# Are you going to download Animal Forest on the Rev



## Jeremy (Sep 10, 2005)

Theres a verry good chance we will be able to download Animal Forest (the first AC game in Japan for the N64) on the Revolution.  If we are able to, will you?


----------



## YesManJr's_Cohort (Sep 10, 2005)

Probobly.It would be pretty cool to compare it with AC for the GC, and see how they bother relate and stuff.


----------



## Smart_Tech_Dragon_15 (Sep 10, 2005)

Yeah, to see what it is like.


----------



## Monkey09 (Sep 10, 2005)

Cool has anyone here played it???


----------



## Smart_Tech_Dragon_15 (Sep 10, 2005)

Monkey09 said:
			
		

> Cool has anyone here played it???


 No, I haven't. I've seen screenshots, though.


----------



## Propaganda Man (Sep 10, 2005)

yup

and it will be free.


----------



## ƒish (Sep 10, 2005)

i think i'd download it...

yeh, theres alot of games i want to download... now all i need is money


----------



## DarthGohan1 (Sep 10, 2005)

BAMBAM! said:
			
		

> yup
> 
> and it will be free.


 ???
downloads are gonna cost money, but probably not alot (like a dollar, or maybe a little more).


----------



## Sporge27 (Sep 10, 2005)

Well i don't think the download will cost you but you might need to buy memory to store it on, Yes the system will have some but you might want more and don't forget space needed to save games.


----------



## Sporge27 (Sep 10, 2005)

oh and I actually won't....because I will still be playing AC DS!


----------



## Pie_Or_Die (Sep 10, 2005)

if its not free i mean you KNOW that there is gunna be 2914194 cracks and hacks for the rev toget the game


----------



## Liquefy (Sep 11, 2005)

Yes, I'd like to see how it plays.


----------



## MGMT (Sep 11, 2005)

i tryed downloading it but the it asked for a credit card so started puting in random numbers    
-_-


----------



## Bulerias (Sep 11, 2005)

Yes, I'll download it.  I'd like to see all of the Japanese holidays, some items that were thrown out, etc...  But If I had a choice, I'd pick AC Rev anyday.


----------



## MGMT (Sep 11, 2005)

DUHH every1 would i think : :mez:


----------



## Bulerias (Sep 11, 2005)

only_half_evil333 said:
			
		

> DUHH every1 would i think : :mez:


 Yeah, I know.


----------



## biffyboy (Sep 17, 2005)

I most likely will if I have the capabilities to do so by then (I have dial-up and such)


----------



## THEBOBINATOR (Sep 17, 2005)

SPORGE27 said:
			
		

> oh and I actually won't....because I will still be playing AC DS!

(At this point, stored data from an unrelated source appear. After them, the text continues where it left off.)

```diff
@@ -1725,8 +1759,18 @@
       if (p.sparse != nullptr) Out(p.sparse, p.n, 1, i).st(0, reward);
 #endif
     }
+    [[maybe_unused]] int32_t wp[NPW];
     if constexpr (DUTY != DUTY_SHAPE) {
-      if ((DUTY & (DUTY_OBS0 | DUTY_OBS1)) == 0 && L.nscatter() == 0) {
+      if (HW_STATE && L.nscatter() == 0) {
+        pack<A, M, DUP>(e, w);
+        const P fresh = done_p & p_of(p.auto_reset != 0);
+        const P fresh1 = part_sel(fresh, 0), fresh0 = part_sel(0, fresh);
+#pragma unroll
+        for (int k = 0; k < NPW; k++) {
+          if (2 * k + 1 < WS) wp[k] = sel(fresh1, L.init_words(2 * k + 1), sel(fresh0, L.init_words(2 * k), part_sel(w[2 * k + 1], w[2 * k])));
+          else wp[k] = sel(fresh, L.init_words(2 * k), w[2 * k]);
+        }
+      } else if ((DUTY & (DUTY_OBS0 | DUTY_OBS1)) == 0 && L.nscatter() == 0) {
         pack<A, M, DUP>(e, w);
         const P fresh = done_p & p_of(p.auto_reset != 0);
 #pragma unroll
@@ -1758,7 +1802,15 @@
         pack<A, M, DUP>(e, w);
       }
     }
-    if constexpr (D_STATE) {
+    if constexpr (HW_STATE) {
+      if (L.nscatter() != 0) {
+#pragma unroll
+        for (int k = 0; k < NPW; k++) wp[k] = 2 * k + 1 < WS ? part_sel(w[2 * k + 1], w[2 * k]) : w[2 * k];
+      }
+#pragma unroll
+      for (int k = 0; k < NPW; k++)
+        __builtin_amdgcn_raw_buffer_store_b32(wp[k], st.rsrc, 2 * k + 1 < WS ? st_vo : st.voff, 2 * k * st.rowbytes, WT ? AUX_WT : 0);
+    } else if constexpr (D_STATE) {
 #pragma unroll
       for (int r = 0; r < WS; r++) st.st(r, w[r]);
     }
@@ -1766,8 +1818,8 @@
     [[maybe_unused]] double tsd = 0.0;
     if constexpr (TS_MINE && OBS_ONLY && !POL) tsd = timestep_of(e.t, mp.R);
     if constexpr (TS_MINE && OBS_ONLY && !POL) tso.st_f64(0, tsd);
-    ShapeQ<2> sq;
-    if constexpr (D_SHAPE) shaping_lookup<2>(L, mp.R.inv_max_path, sin, sld, sq OC_STAMP_PASS);
+    ShapeQ<SB> sq;
+    if constexpr (D_SHAPE) shaping_lookup<SB>(L, mp.R.inv_max_path, sin, sld, sq OC_STAMP_PASS);
     const bool ego_blind = cfg_blind & 1;
     if constexpr (POL && SPLIT) {
       const int ln = (int)threadIdx.x & 63;
@@ -1800,7 +1852,15 @@
     OC_STAMP(5);
     if constexpr (D_SHAPE) {
       double s0, s1;
-      shaping_sum<2>(L, sin, sq, s0, s1 OC_STAMP_PASS);
+      shaping_sum<SB>(L, sin, sq, s0, s1 OC_STAMP_PASS);
+      if constexpr (HW_SHAPE) {
+        typedef unsigned v2u __attribute__((ext_vector_type(2)));
+        const v2u own = __builtin_bit_cast(v2u, s0);
+        const v2u lo = __builtin_amdgcn_permlane32_swap(own.x, own.x, false, false);
+        const v2u hi = __builtin_amdgcn_permlane32_swap(own.y, own.y, false, false);
+        s0 = __builtin_bit_cast(double, (v2u){lo.x, hi.x});
+        s1 = __builtin_bit_cast(double, (v2u){lo.y, hi.y});
+      }
       const double shaped = ((double)reward - s0) - s1;
       Out(p.reward, p.n, 1, i, 8).st_f64(0, shaped);
       if (XO != 0 && p.opt.ep_return != nullptr) {
@@ -1810,7 +1870,8 @@
     }
   }
   OC_STAMP(7);
-  if constexpr (D_STATE) slot.add(metrics_ != nullptr, valid, done, success, reward, comp, err);
+  if constexpr (HW_STATE) slot.add_parts(metrics_ != nullptr, valid, done, success, reward, comp, err);
+  else if constexpr (D_STATE) slot.add(metrics_ != nullptr, valid, done, success, reward, comp, err);
   OC_STAMP(8);
   if constexpr (POL) {
     static_assert(XO != 0, "the fused policies belong to the variants with action sources");
```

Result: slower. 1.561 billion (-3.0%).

 same here. also, I am a little suprised that no one has said this yet: IT IS IN JAPINESE!! I don't know about you guys, but I can't read japinese. If they translated it well, however, I probobly will download it.


----------



## Furry Sparks (Sep 17, 2005)

Probaly not, i can only read english.


----------



## Linkerator (Sep 17, 2005)

I'm taking Japanese class this year, so I'll be able to translate at least some of the words in the game, so, I'll be getting it.


----------



## DarthGohan1 (Sep 17, 2005)

[quote="] I'm taking Japanese class this year, so I'll be able to translate at least some of the words in the game, so, I'll be getting it. [/quote]
 thats cool, i wish they had a jap class at school cuz then i'd take it for sure.


----------



## MGMT (Sep 17, 2005)

im def going to take it in high skool


----------



## Smart_Tech_Dragon_15 (Sep 17, 2005)

DarthGohan1 said:
			
		

> [quote="] I'm taking Japanese class this year, so I'll be able to translate at least some of the words in the game, so, I'll be getting it.

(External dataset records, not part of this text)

#include <hip/hip_runtime.h>
#include <stdint.h>

#include <memory>
#include <type_traits>
#include <vector>

#include "../../include/ldpc_hip.h"
#include "flood_tables.hpp"
#include "layered_kernels.hpp"
#include "fused_kernels.hpp"
#include "ldsp_kernels.hpp"
#include "engines.hpp"
#include "tune.hpp"
#include "host_stage.hpp"
#include "hip_host.hpp"

#ifndef LDPC_IDLE_FAT
#define LDPC_IDLE_FAT 8
#endif

namespace ldpc {

template <typename Fn> inline int dispatch_v(int V, Fn &&fn)
{
    return V == 1 ? fn(std::integral_constant<int, 1>{})
                  : V == 2 ? fn(std::integral_constant<int, 2>{}) : fn(std::integral_constant<int, 4>{});
}

template <typename Fn> inline void dispatch_msg(int msg_kind, Fn &&fn)
{
    if (msg_kind == LDPC_MSG_I8) fn(q8any{});
    else if (msg_kind == LDPC_MSG_F8) fn(f8{});
    else if (msg_kind == LDPC_MSG_F16) fn(_Float16{});
    else fn(float{});
}

struct RowClass {
    int degree = 0;
    int count = 0;
    DevBuf<int32_t> e0;
    std::vector<int32_t> h_e0;
    DevBuf<int32_t> link_col, link_pos;
    int linked = 0;
    int n_big = 0, small_rows = 1;
};
struct ColClass {
    int degree = 0;
    int count = 0;
    DevBuf<int32_t> col, edge;
    int64_t q_base = -1;
};

struct ClassGroup {
    int bucket = 0, lo = 0, hi = 0;
    int blocks = 0;
    int blocks_fat = 0;
    std::vector<int> members;
    DevBuf<GroupClass> table, table_fat;
};

constexpr int kIdleFat = LDPC_IDLE_FAT;

struct FloodPlan {
    DevBuf<uint8_t> chan, Q, R;
    int msg_size = 4;
    int msg_kind = LDPC_MSG_F32;
    int msg_bits = 0;
    DevBuf<int32_t> qpos, col_qedge;
    std::vector<int32_t> h_qpos;
    std::vector<RowClass> row_classes;
    std::vector<ColClass> col_classes;
    std::vector<ClassGroup> check_groups, var_groups;
    std::vector<int> check_solo, var_solo;
    DevBuf<int32_t> extra_e0, extra_deg;
    int n_extra = 0;
    int64_t extra_edges = 0;
    FloodFns fns;

    int link_form = 1;
    bool link_deep = false;
    bool syn_xcd = true;
    bool check_wide = false;
    int link_rpw = 16;
    int cus = 256;
    bool link_calibrated = false;
    float link_cal_ms[3] = {0, 0, 0};
    int place_candidates = 0, place_kept = 0;
    float place_ms[16] = {};

    bool tail_enabled = false;
    int TO = 0, TA = 0;
    DevBuf<int32_t> tail_state, tail_map, running;

    std::unique_ptr<ldpc_decoder> child;
    DevBuf<int32_t> cmap;
    DevBuf<int32_t> cinv;
    DevBuf<unsigned long long> cmoved;
    int child_capacity = kCompactCapacity;
    int compact_threshold = kCompactCapacity;
    bool is_child = false;
    ldpc_decoder *handed_to = nullptr;
    HostBuf<int32_t> h_active;
    DevBuf<int32_t> soft_map;

    HostBuf<int32_t> h_summary;
    Event ev_summary;
    bool summary_pending = false;
    int idle_after = 0;

    bool first_round_from_chan = false;
};

struct HostSlot {
    DevBuf<float> llr;
    DevBuf<uint8_t> out;
    DevBuf<int32_t> iters;
    HostBuf<uint8_t> h_out;
    HostBuf<int32_t> h_iters;
    DevBuf<float> soft;
    HostBuf<float> h_soft;
    HostBuf<uint8_t> h_head;
    Event h2d_done, all_done;
    bool busy = false;
    int64_t off = 0, n = 0, dst = 0, copy_bytes = 0;
    HostBuf<int32_t> h_sum;
    int g_iterations = 0, g_tiles = 0, g_children = 0, g_child_f[3] = {0, 0, 0};
};
struct RingChunk { HostBuf<uint8_t> h; Event ev; bool used = false; };
struct CallCounts { bool valid = false; int32_t iterations = 0, batch_time = 0; int64_t frames = 0, converged = 0, frame_rounds = 0, crc_stops = 0; };

struct HostPath {
    Stream copy_stream;
    HostSlot slot[3];
    CallCounts call;
    bool suppress_poll = false;
    std::vector<RingChunk> ring;
    size_t ring_next = 0;
    std::unique_ptr<Worker> stager;
    std::vector<std::unique_ptr<Worker>> copy_helpers;
    std::vector<Job> copy_jobs;
    Job stage_job[3];
    bool stage_pending[3] = {false, false, false};
    std::vector<void *> locked_blocks, stuck_blocks;
};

thats cool, i wish they had a jap class at school cuz then i'd take it for sure. [/quote]
 I'm not sure if my High School does Japanese. I know in College I can take it, which I will in case I plan to move to Japan because something happens in the U.S. If I can't take it in High School, then I'll definetly take it in College.


----------



## Mino (Sep 17, 2005)

My High School only has Spanish and German, both of which I am taking.  >__<  I want to write/translate for Nintendo, but I'll have to learn Japanese myself or something....


----------



## MGMT (Sep 18, 2005)

i want to learn japenese but i can only learn it in  my senior year and junior year in highskool
and im in 6th grade    
:'(				 cant wait


----------



## The Rutles (Sep 18, 2005)

No, I'm not even sure if I'm going to buy a Revolution with gas the price it is.    			  Driving to school each day costs me 6 bucks.


----------



## Bulerias (Sep 18, 2005)

The Rutles said:
			
		

> No, I'm not even sure if I'm going to buy a Revolution with gas the price it is.    			  Driving to school each day costs me 6 bucks.


 Can't you take the bus?


----------



## DarthGohan1 (Sep 18, 2005)

or get home schooled?


----------



## Bulerias (Sep 18, 2005)

DarthGohan1 said:
			
		

> or get home schooled?


 Heh, heh.


----------



## DarthGohan1 (Sep 18, 2005)

Bul, you could write a book on like 101 reasons why it pays off to get home-schooled.    
^_^


----------



## Bulerias (Sep 18, 2005)

DarthGohan1 said:
			
		

> Bul, you could write a book on like 101 reasons why it pays off to get home-schooled.    
^_^


 If I had the time, that is.


----------



## The Rutles (Sep 18, 2005)

Bulerias said:
			
		

> The Rutles said:
> 
> 
> 
> ...


 No that turns a short drive into an hour.


----------



## Linkerator (Sep 18, 2005)

DarthGohan1 said:
			
		

> Bul, you could write a book on like 101 reasons why it pays off to get home-schooled.    
^_^


 When I was home-schooled, I hated every little bit of it. :|


----------



## helmsdeep (Oct 16, 2005)

No, probibly not.  I'll be too busy downloading Earthbound and Super Mario RPG and playing SSB3 online.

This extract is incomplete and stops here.